• ASSIGNMENT
Your task is to copy every line of the records below that contains "lane".

[INFORMATION — start]

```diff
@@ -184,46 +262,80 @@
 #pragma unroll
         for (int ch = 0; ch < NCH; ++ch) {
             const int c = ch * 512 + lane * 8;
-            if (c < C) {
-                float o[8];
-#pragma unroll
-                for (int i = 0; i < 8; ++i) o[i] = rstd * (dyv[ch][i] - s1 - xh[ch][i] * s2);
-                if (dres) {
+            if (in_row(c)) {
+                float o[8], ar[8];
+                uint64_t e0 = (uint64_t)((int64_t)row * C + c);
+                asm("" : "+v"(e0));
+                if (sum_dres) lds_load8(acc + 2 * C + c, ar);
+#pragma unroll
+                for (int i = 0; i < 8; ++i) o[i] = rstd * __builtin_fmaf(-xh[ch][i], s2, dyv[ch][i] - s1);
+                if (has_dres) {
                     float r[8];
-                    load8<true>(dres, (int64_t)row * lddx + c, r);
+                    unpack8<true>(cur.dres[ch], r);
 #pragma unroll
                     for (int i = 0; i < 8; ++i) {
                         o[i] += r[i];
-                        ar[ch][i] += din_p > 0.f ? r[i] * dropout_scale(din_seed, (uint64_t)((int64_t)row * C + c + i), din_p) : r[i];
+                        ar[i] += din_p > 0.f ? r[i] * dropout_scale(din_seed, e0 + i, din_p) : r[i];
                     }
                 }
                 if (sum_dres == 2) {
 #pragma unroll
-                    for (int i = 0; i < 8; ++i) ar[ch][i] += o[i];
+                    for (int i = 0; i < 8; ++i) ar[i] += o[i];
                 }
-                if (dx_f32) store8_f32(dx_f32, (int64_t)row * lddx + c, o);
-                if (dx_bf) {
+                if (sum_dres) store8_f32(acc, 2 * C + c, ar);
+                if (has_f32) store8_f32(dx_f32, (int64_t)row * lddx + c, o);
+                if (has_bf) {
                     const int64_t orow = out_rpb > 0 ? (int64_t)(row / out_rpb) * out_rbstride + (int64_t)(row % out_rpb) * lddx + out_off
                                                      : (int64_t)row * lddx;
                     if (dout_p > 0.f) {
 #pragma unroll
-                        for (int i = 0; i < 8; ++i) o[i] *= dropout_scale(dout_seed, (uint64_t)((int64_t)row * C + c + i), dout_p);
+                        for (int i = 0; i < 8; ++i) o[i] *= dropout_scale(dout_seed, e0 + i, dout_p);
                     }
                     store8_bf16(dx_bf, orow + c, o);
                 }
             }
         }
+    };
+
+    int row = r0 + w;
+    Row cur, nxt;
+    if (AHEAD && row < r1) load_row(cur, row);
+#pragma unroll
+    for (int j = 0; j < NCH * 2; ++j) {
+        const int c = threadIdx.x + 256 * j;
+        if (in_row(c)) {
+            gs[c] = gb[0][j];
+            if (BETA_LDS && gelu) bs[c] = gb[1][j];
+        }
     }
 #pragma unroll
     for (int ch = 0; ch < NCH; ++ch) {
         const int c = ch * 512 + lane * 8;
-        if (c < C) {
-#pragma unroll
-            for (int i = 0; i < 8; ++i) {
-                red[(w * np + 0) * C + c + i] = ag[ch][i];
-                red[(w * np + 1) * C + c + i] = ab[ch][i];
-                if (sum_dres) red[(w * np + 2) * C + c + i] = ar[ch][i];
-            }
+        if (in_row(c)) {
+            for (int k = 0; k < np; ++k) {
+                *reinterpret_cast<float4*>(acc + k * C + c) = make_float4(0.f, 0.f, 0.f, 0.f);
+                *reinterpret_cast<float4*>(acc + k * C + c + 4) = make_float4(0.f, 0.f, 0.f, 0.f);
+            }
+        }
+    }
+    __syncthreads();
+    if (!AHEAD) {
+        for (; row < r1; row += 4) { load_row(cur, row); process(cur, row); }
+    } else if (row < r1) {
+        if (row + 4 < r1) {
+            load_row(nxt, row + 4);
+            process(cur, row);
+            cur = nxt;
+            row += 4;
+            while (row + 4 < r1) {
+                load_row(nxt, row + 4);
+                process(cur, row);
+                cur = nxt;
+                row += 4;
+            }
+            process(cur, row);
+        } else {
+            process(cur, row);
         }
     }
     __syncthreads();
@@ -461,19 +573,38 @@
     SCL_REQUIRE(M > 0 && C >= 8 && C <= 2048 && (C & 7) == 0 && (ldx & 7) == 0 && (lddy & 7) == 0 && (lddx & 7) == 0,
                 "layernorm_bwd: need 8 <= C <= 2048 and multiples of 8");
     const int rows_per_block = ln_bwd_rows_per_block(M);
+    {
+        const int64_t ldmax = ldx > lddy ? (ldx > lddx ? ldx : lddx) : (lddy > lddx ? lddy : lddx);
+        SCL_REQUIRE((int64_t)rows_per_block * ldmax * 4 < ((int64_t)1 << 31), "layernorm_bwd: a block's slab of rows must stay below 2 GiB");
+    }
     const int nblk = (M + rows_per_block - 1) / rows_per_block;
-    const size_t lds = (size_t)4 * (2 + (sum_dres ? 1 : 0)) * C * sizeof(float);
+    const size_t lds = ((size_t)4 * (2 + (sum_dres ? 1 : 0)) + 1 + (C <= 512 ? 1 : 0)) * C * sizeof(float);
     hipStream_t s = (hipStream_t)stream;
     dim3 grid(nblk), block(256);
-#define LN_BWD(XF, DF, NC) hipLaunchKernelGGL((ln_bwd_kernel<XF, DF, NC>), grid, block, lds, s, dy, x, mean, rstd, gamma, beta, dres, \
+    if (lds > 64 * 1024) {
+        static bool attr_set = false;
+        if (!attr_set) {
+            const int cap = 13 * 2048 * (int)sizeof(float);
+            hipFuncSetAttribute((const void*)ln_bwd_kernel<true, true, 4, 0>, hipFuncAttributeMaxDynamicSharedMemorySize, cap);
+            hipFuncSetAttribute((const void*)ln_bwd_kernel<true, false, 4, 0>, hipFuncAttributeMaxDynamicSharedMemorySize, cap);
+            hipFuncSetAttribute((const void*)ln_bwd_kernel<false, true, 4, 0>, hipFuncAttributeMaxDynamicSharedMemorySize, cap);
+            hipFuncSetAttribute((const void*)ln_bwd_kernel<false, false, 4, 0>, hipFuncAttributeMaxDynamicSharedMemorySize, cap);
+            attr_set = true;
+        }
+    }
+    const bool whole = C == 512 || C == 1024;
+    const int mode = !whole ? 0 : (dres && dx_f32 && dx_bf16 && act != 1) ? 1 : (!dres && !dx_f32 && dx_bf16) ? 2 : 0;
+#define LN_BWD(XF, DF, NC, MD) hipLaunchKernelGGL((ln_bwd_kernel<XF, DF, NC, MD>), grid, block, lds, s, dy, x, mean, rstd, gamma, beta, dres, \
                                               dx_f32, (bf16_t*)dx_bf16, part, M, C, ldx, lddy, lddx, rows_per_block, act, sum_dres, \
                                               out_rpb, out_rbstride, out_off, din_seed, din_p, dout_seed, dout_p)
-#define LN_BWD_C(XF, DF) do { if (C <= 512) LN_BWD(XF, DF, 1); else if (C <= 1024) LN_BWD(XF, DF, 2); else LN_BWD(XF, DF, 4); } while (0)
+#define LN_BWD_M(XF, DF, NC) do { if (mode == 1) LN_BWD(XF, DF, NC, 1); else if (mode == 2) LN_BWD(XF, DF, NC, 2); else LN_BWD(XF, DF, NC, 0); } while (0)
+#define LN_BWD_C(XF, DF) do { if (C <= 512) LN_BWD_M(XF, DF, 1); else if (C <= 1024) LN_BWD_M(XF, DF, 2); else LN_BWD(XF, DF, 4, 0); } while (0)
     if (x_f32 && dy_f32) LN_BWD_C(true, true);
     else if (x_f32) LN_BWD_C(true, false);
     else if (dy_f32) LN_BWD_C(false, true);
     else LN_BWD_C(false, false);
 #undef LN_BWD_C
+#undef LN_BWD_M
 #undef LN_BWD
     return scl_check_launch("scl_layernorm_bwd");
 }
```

[INFORMATION — finish]

• WRITTEN RESPONSE
             const int c = ch * 512 + lane * 8;
         const int c = ch * 512 + lane * 8;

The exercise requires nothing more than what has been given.